It’s just a sticker.

I know this is a shocker, but, I have a thing. A thing about things… specifically about marking or damaging things. I like things to look and feel new until I don’t use them anymore, and will fret about every mark and scuff.

Someone once talked to me about how fun it is to break glass. I think I actually recoiled in horror at the idea. While yes, I’ve broken things from time to time (who hasn’t?) it throws me into something of a tizz, and I have to tell myself it’s just a thing, it’s replaceable, it’s not a big damn deal.

So while we were at Battlebots, I apparently applauded too hard, causing my trusty FitBit to take flight. I don’t know if it ended up under the bleachers, or if someone found it and picked it up. And since I had at least two more here at the house, I *knew* it wasn’t a big deal, it was replaceable. And I took a few breaths and decided to let it go and not fret over it. I wanted to enjoy the damn day, and I wasn’t going to let it get me down. (And maybe I sighed and took it as an excuse to get the new FitBit/Google crossover that I couldn’t quite justify the week before.)

Later on, I ended up leaving my mini Kindle (I specifically got it to fit in my mini backpack) in the terminal, I just looked at Rick, who didn’t even bother to sigh, but instantly bolted to the front of the plane.

One of the thousands of reasons I love him- Rick understands how much I can and can’t deal with.
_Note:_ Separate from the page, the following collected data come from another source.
## Interleave per-pixel state channels and batch exp work in level tails

Changes the per-strip state layout from channel-planar to per-pixel RGB triples, so each state plane (J, Adam m, Adam v) is written with one 12-byte vector store per lane instead of three scalar stores. The vmcnt budgets for stores drop accordingly. Separately, the remainder-level tail loop is specialised for 1-3 levels: exponents are computed in batches and colour loads are hoisted behind sched barriers to overlap latency. The risk is unaligned 3-wide stores splitting into partial transactions, plus extra code size from the templated tail variants.

```diff
diff --git a/sucre_amd/csrc/fit.hip b/sucre_amd/csrc/fit.hip
--- a/sucre_amd/csrc/fit.hip
+++ b/sucre_amd/csrc/fit.hip
@@ -78,30 +78,10 @@
     acc.sGZ[c] = __builtin_fmaf(rz, g, acc.sGZ[c]);
 }
 
-template <bool kMasked>
-__device__ __forceinline__ void accumulate_chunk(const float (&zz)[kGroupLv], const uint32_t (&cc)[3], const Water &w,
-                                                 const float (&J)[3], Acc &acc) {
-    if (kExpNoCompute) {
-        acc.cost += (zz[0] + zz[1]) + (zz[2] + zz[3]) + (float)(cc[0] ^ cc[1] ^ cc[2]);
-        return;
-    }
-    Exps e;
-    chunk_exps(zz, w, e);
-#pragma unroll
-    for (int j = 0; j < kGroupLv; ++j) {
-        const float z = zz[j];
-        const bool valid = !kMasked || z > 0.0f;
-#pragma unroll
-        for (int c = 0; c < 3; ++c) grad_terms(z, e.a[j][c], e.g[j][c], (cc[c] >> (8 * j)) & 255u, valid, w.B[c], J[c], c, acc);
-    }
-}
-
-__device__ __forceinline__ void accumulate_level(float z, const uint32_t (&k)[3], const Water &w, const float (&J)[3],
-                                                 Acc &acc) {
-    const bool valid = z > 0.0f;
-#pragma unroll
-    for (int c = 0; c < 3; ++c) grad_terms(z, fast_exp2(z * w.nb[c]), fast_exp2(z * w.ng[c]), k[c], valid, w.B[c], J[c], c, acc);
-}
+__device__ __forceinline__ void obs_terms(float z, float a, float g, uint32_t k, bool valid, const Water &w, const float (&J)[3], int c, Acc &acc) {
+    grad_terms(z, a, g, k, valid, w.B[c], J[c], c, acc);
+}
+__device__ __forceinline__ float &checksum_of(Acc &acc) { return acc.cost; }
 
 __device__ __forceinline__ float finite_or_zero(float x) { return __builtin_isfinite(x) ? x : 0.0f; }
 
@@ -128,11 +108,16 @@
     q8 = __builtin_fmaf(p, p, q8);
 }
 
-template <bool kMasked>
+__device__ __forceinline__ void obs_terms(float z, float a, float g, uint32_t k, bool valid, const Water &w, const float (&Jp)[3], int c, AccOne &acc) {
+    closed_terms(z, a, g, k, valid, w.B[c], Jp[c], acc.q[0][c], acc.q[1][c], acc.q[2][c], acc.q[3][c], acc.q[4][c], acc.q[5][c], acc.q[6][c], acc.q[7][c], acc.q[8][c]);
+}
+__device__ __forceinline__ float &checksum_of(AccOne &acc) { return acc.q[8][0]; }
+
+template <bool kMasked, class A>
 __device__ __forceinline__ void accumulate_chunk(const float (&zz)[kGroupLv], const uint32_t (&cc)[3], const Water &w,
-                                                 const float (&Jp)[3], AccOne &acc) {
+                                                 const float (&J)[3], A &acc) {
     if (kExpNoCompute) {
-        acc.q[8][0] += (zz[0] + zz[1]) + (zz[2] + zz[3]) + (float)(cc[0] ^ cc[1] ^ cc[2]);
+        checksum_of(acc) += (zz[0] + zz[1]) + (zz[2] + zz[3]) + (float)(cc[0] ^ cc[1] ^ cc[2]);
         return;
     }
     Exps e;
@@ -142,23 +127,37 @@
         const float z = zz[j];
         const bool valid = !kMasked || z > 0.0f;
 #pragma unroll
-        for (int c = 0; c < 3; ++c)
-            closed_terms(z, e.a[j][c], e.g[j][c], (cc[c] >> (8 * j)) & 255u, valid, w.B[c], Jp[c], acc.q[0][c], acc.q[1][c],
-                         acc.q[2][c], acc.q[3][c], acc.q[4][c], acc.q[5][c], acc.q[6][c], acc.q[7][c], acc.q[8][c]);
-    }
-}
-
-__device__ __forceinline__ void accumulate_level(float z, const uint32_t (&k)[3], const Water &w, const float (&Jp)[3],
-                                                 AccOne &acc) {
+        for (int c = 0; c < 3; ++c) obs_terms(z, e.a[j][c], e.g[j][c], (cc[c] >> (8 * j)) & 255u, valid, w, J, c, acc);
+    }
+}
+
+template <int kR, class Colours, class A>
+__device__ __forceinline__ void accumulate_short(const float (&z)[kR], Colours colours, const Water &w, const float (&J)[3], A &acc) {
+    uint32_t k[kR][3];
     if (kExpNoCompute) {
-        acc.q[8][0] += z + (float)(k[0] ^ k[1] ^ k[2]);
+#pragma unroll
+        for (int j = 0; j < kR; ++j) { colours(j, k[j]); checksum_of(acc) += z[j] + (float)(k[j][0] ^ k[j][1] ^ k[j][2]); }
         return;
     }
-    const bool valid = z > 0.0f;
-#pragma unroll
-    for (int c = 0; c < 3; ++c)
-        closed_terms(z, fast_exp2(z * w.nb[c]), fast_exp2(z * w.ng[c]), k[c], valid, w.B[c], Jp[c], acc.q[0][c], acc.q[1][c],
-                     acc.q[2][c], acc.q[3][c], acc.q[4][c], acc.q[5][c], acc.q[6][c], acc.q[7][c], acc.q[8][c]);
+    float a[kR][3], g[kR][3];
+#pragma unroll
+    for (int j = 0; j < kR; ++j)
+#pragma unroll
+        for (int c = 0; c < 3; ++c) { a[j][c] = z[j] * w.nb[c]; g[j][c] = z[j] * w.ng[c]; }
+    __builtin_amdgcn_sched_barrier(0);
+#pragma unroll
+    for (int j = 0; j < kR; ++j) colours(j, k[j]);
+#pragma unroll
+    for (int j = 0; j < kR; ++j)
+#pragma unroll
+        for (int c = 0; c < 3; ++c) { a[j][c] = fast_exp2(a[j][c]); g[j][c] = fast_exp2(g[j][c]); }
+    __builtin_amdgcn_sched_barrier(0);
+#pragma unroll
+    for (int j = 0; j < kR; ++j) {
+        const bool valid = z[j] > 0.0f;
+#pragma unroll
+        for (int c = 0; c < 3; ++c) obs_terms(z[j], a[j][c], g[j][c], k[j][c], valid, w, J, c, acc);
+    }
 }
 
 constexpr int kRing = SUCRE_RING;
@@ -217,7 +216,8 @@
     }
 #undef SUCRE_W
 }
-static_assert(2 * kAhead + 9 <= 63, "s_waitcnt vmcnt takes six bits");
+constexpr int kGradStores = kExpNoStore ? 0 : 3, kClosedStores = 1;
+static_assert(2 * kAhead + kGradStores <= 63 && 2 * kAhead + kClosedStores <= 63, "s_waitcnt vmcnt takes six bits");
 
 __device__ __forceinline__ uint32_t strip_items(uint32_t levels, int mode) { return 1u + ((levels + 3u) >> 2) + (mode == 0 ? 1u : 0u); }
 
@@ -252,14 +252,14 @@
     const uint64_t st = state_off + (uint64_t)strip * (kStateFloats * 4);
     PlanItem *out = plan + (size_t)wid * stride + start;
     strips[(size_t)wid * kmax + k] = StripEntry{strip, strip_counts(nu, nfull - nu, r)};
-    *out++ = PlanItem{(uint32_t)(st >> 6), item_shape(3u * kStripPx * 4u, false)};
+    *out++ = PlanItem{(uint32_t)(st >> 6), item_shape(kPlaneFloats * 4u, false)};
     for (uint32_t g = 0; g < nfull; ++g)
         *out++ = PlanItem{(uint32_t)((comp_off + (m.lvoff + (uint64_t)g * kGroupLv) * lb) >> 6), item_shape((uint32_t)chunk_bytes(fmt), true)};
     if (r) *out++ = PlanItem{(uint32_t)((comp_off + (m.lvoff + (uint64_t)nfull * kGroupLv) * lb) >> 6), item_shape(r * lb, false)};
-    if (mode == 0) *out++ = PlanItem{(uint32_t)((st + 3 * kStripPx * 4) >> 6), item_shape(6u * kStripPx * 4u, false)};
+    if (mode == 0) *out++ = PlanItem{(uint32_t)((st + state_at(kStateAvg, 0, 0) * 4) >> 6), item_shape(2u * kPlaneFloats * 4u, false)};
     if (k + 1u == K) {
         const uint64_t st0 = state_off + (uint64_t)strip0 * (kStateFloats * 4);
-        for (int j = 0; j < kAhead + 1; ++j) *out++ = PlanItem{(uint32_t)(st0 >> 6), item_shape(3u * kStripPx * 4u, false) | kShapeTrail};
+        for (int j = 0; j < kAhead + 1; ++j) *out++ = PlanItem{(uint32_t)(st0 >> 6), item_shape(kPlaneFloats * 4u, false) | kShapeTrail};
     }
 }
 
@@ -338,21 +338,40 @@
 }
 
 template <int kFmt>
-__device__ __forceinline__ void read_level(const uint8_t *sp, int lane, uint32_t r, uint32_t j, float &z, uint32_t (&k)[3], const RangeCodes &rc) {
-    const bool z24 = kFmt == 0 && (rc.z24 || rc.z26);
-    if (z24) {
+__device__ __forceinline__ float read_level_z(const uint8_t *sp, int lane, uint32_t r, uint32_t j, const RangeCodes &rc) {
+    if (kFmt == 0 && (rc.z24 || rc.z26)) {
         const uint8_t *zp = sp + (lane * r + j) * 3u;
         uint32_t code = (uint32_t)zp[0] | ((uint32_t)zp[1] << 8) | ((uint32_t)zp[2] << 16);
         if (rc.z26) {
             const uint32_t f = (uint32_t)lane * r + j;
             code |= ((reinterpret_cast<const uint32_t *>(sp + 6u * kStripPx * r)[f >> 4] >> (2u * (f & 15u))) & 3u) << 24;
         }
-        z = code ? __uint_as_float(code + rc.zoff) : 0.0f;
-    } else if (kFmt == 0) z = reinterpret_cast<const float *>(sp)[lane * r + j];
-    else z = (float)reinterpret_cast<const uint16_t *>(sp)[lane * r + j] * kMPerMm;
+        return code ? __uint_as_float(code + rc.zoff) : 0.0f;
+    }
+    if (kFmt == 0) return reinterpret_cast<const float *>(sp)[lane * r + j];
+    return (float)reinterpret_cast<const uint16_t *>(sp)[lane * r + j] * kMPerMm;
+}
+template <int kFmt>
+__device__ __forceinline__ void read_level_k(const uint8_t *sp, int lane, uint32_t r, uint32_t j, uint32_t (&k)[3], const RangeCodes &rc) {
+    const bool z24 = kFmt == 0 && (rc.z24 || rc.z26);
     const uint8_t *cb = sp + (z24 ? 3 : kFmt ? 2 : 4) * kStripPx * r;
 #pragma unroll
     for (int c = 0; c < 3; ++c) k[c] = cb[c * kStripPx * r + lane * r + j];
+}
+
+template <int kFmt, class A>
+__device__ __forceinline__ void accumulate_tail(const uint8_t *sp, int lane, uint32_t r, const Water &w, const float (&J)[3], A &acc, const RangeCodes &rc) {
+    asm volatile("" : "+v"(lane));
+    auto body = [&](auto n) {
+        constexpr int kR = decltype(n)::value;
+        float z[kR];
+#pragma unroll
+        for (int j = 0; j < kR; ++j) z[j] = read_level_z<kFmt>(sp, lane, (uint32_t)kR, (uint32_t)j, rc);
+        accumulate_short<kR>(z, [&](int j, uint32_t (&k)[3]) { read_level_k<kFmt>(sp, lane, (uint32_t)kR, (uint32_t)j, k, rc); }, w, J, acc);
+    };
+    if (r == 1u) body(std::integral_constant<int, 1>{});
+    else if (r == 2u) body(std::integral_constant<int, 2>{});
+    else body(std::integral_constant<int, 3>{});
 }
 
 template <int kFmt>
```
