void launch_gemm_8ph2(hipStream_t st, int transA, int transB, const GemmArgs& p_in) {
    GemmArgs p = p_in;
    const int fast_mode = gemm_fast_epilogue_now(), tr_asm = gemm_tr_asm_now();
    const int sched_n = GEMM_KNOB(sched_narrow, g_8ph2_sched);
    const bool light_dact = p.dact_aux && (p.act & VALOR_ACT_DERIV);
    const bool plainish = fast_mode >= 2 || (!p.preact && (!p.dact_aux || light_dact));
    p.fast_epi = fast_mode && plainish && !p.out_f32 && p.kslices <= 1 && (p.N & 7) == 0 && (p.ldc & 7) == 0 && !p.rowsum_out &&
                 (!p.dact_aux || (p.ldaux & 7) == 0) && !(p.dact_aux && p.preact) && !transA && !(p.preact && (p.act & VALOR_ACT_DERIV));
    const int tiles_m = (p.M + 255) / 256, tiles_n = (p.N + 127) / 128;
    const int tiles = tiles_m * tiles_n;
    p.raster_g = 0;
    if (p.kslices <= 1 && tiles_n > 1 && gemm_policy(4) != 0) {
        if (gemm_policy(4) != 1000) {
            p.raster_g = 2 * gemm_policy(4) < tiles_n ? 2 * gemm_policy(4) : 0;
        } else {
            const double panel = 128.0 * p.K * 2.0, a_bytes = (double)p.M * p.K * 2.0, rounds = tiles / 512.0;
            const double resident = 2.5 * 1048576.0;
            const int touched = tiles_n < 64 ? tiles_n : 64;
            double best = a_bytes + (tiles_n * panel <= resident ? 8.0 * tiles_n * panel : (rounds < 1.0 ? 1.0 : rounds) * 8.0 * touched * panel);
            for (int ng = 2; ng <= tiles_n; ++ng) {
                const int G = (tiles_n + ng - 1) / ng;
                if (G * panel > resident) continue;
                const double cost = ng * a_bytes + 8.0 * tiles_n * panel;
                if (cost < 0.9 * best) { best = cost; p.raster_g = G; }
            }
        }
    }
    const bool nts = !transA && !p.out_f32 && p.kslices <= 1 && (gemm_policy(5) == 1 || (gemm_policy(5) == 1000 && p.K <= 1024));
    p.st_mode = nts ? 1 : 0;
    if (!transA && !transB && p.kslices <= 1 && !p.rowsum_out && gemm_policy(10) != 0) {
        launch_gemm_8w(st, p, tiles, nts);
        return;
    }
    dim3 grid(tiles * (p.kslices > 1 ? p.kslices : 1));
    const size_t lds = N8_LDS;
#define VALOR_8PH2_LAUNCH1(TA_, TB_, ASM_, NTS_, S_, M32_)                                                      \
    do {                                                                                                        \
        static bool attr_set = false;                                                                           \
        if (!attr_set) {                                                                                        \
            hipFuncSetAttribute((const void*)gemm_8ph2_kernel<TA_, TB_, ASM_, NTS_, S_, M32_>, hipFuncAttributeMaxDynamicSharedMemorySize, (int)lds); \
            attr_set = true;                                                                                    \
        }                                                                                                       \
        hipLaunchKernelGGL((gemm_8ph2_kernel<TA_, TB_, ASM_, NTS_, S_, M32_>), grid, dim3(256), lds, st, p);    \
    } while (0)
#define VALOR_8PH2_LAUNCH(TA_, TB_, NTS_)                                                                       \
    do {                                                                                                        \
        constexpr bool kslow_ = TA_ || TB_;                                                                     \
        if (kslow_ && !tr_asm) { VALOR_8PH2_LAUNCH1(TA_, TB_, false, NTS_, 0, false); }                         \
        else if (sched_n == 1) { VALOR_8PH2_LAUNCH1(TA_, TB_, kslow_, NTS_, 1, false); }                   \
        else { VALOR_8PH2_LAUNCH1(TA_, TB_, kslow_, NTS_, 0, false); }                                          \
    } while (0)
#define VALOR_8PH2_LAUNCH_M32(NTS_)                                                                             \
// ... 1 lines not shown
        if (sched_n == 1) { VALOR_8PH2_LAUNCH1(false, false, false, NTS_, 1, true); }                      \
        else { VALOR_8PH2_LAUNCH1(false, false, false, NTS_, 0, true); }                                        \
    } while (0)
    if (!transA && !transB && gemm_policy(9) != 0) { if (nts) VALOR_8PH2_LAUNCH_M32(true); else VALOR_8PH2_LAUNCH_M32(false); }
    else if (!transA && !transB) { if (nts) VALOR_8PH2_LAUNCH(false, false, true); else VALOR_8PH2_LAUNCH(false, false, false); }
    else if (!transA && transB) { if (nts) VALOR_8PH2_LAUNCH(false, true, true); else VALOR_8PH2_LAUNCH(false, true, false); }
    else if (transA && !transB) VALOR_8PH2_LAUNCH(true, false, false);
    else VALOR_8PH2_LAUNCH(true, true, false);
#undef VALOR_8PH2_LAUNCH_M32
#undef VALOR_8PH2_LAUNCH
#undef VALOR_8PH2_LAUNCH1
}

He knew perfectly well that giving up two pieces of my beloved bits of gear on the same day would be way too much, and went to fix the problem before I could even ponder it.

I know it’s just stuff. I know it doesn’t have feelings for me to hurt. I know I didn’t abandon a thinking, feeling being- even though I can definitely imagine that’s exactly what I did. I could make up a whole story about how this FitBit will be back to take its revenge for me putting it on a cheap band and leaving it to lie all alone, down in the dark.

And just to make sure that I know I know that, I deliberately put dragon stickers on my writing chromebook today. I was careful, washing and drying the surface first, picking out what stickers I wanted and where I wanted them to go, and if I applied them a tiny bit crooked, I don’t even care, because it’s my chromebook and they are my stickers, and it looks just fine.

Blogs are just cheap therapy, you know.

Oh, and if you like the stickers, they are courtesy of Carla Morrow, of dragonladyart.com.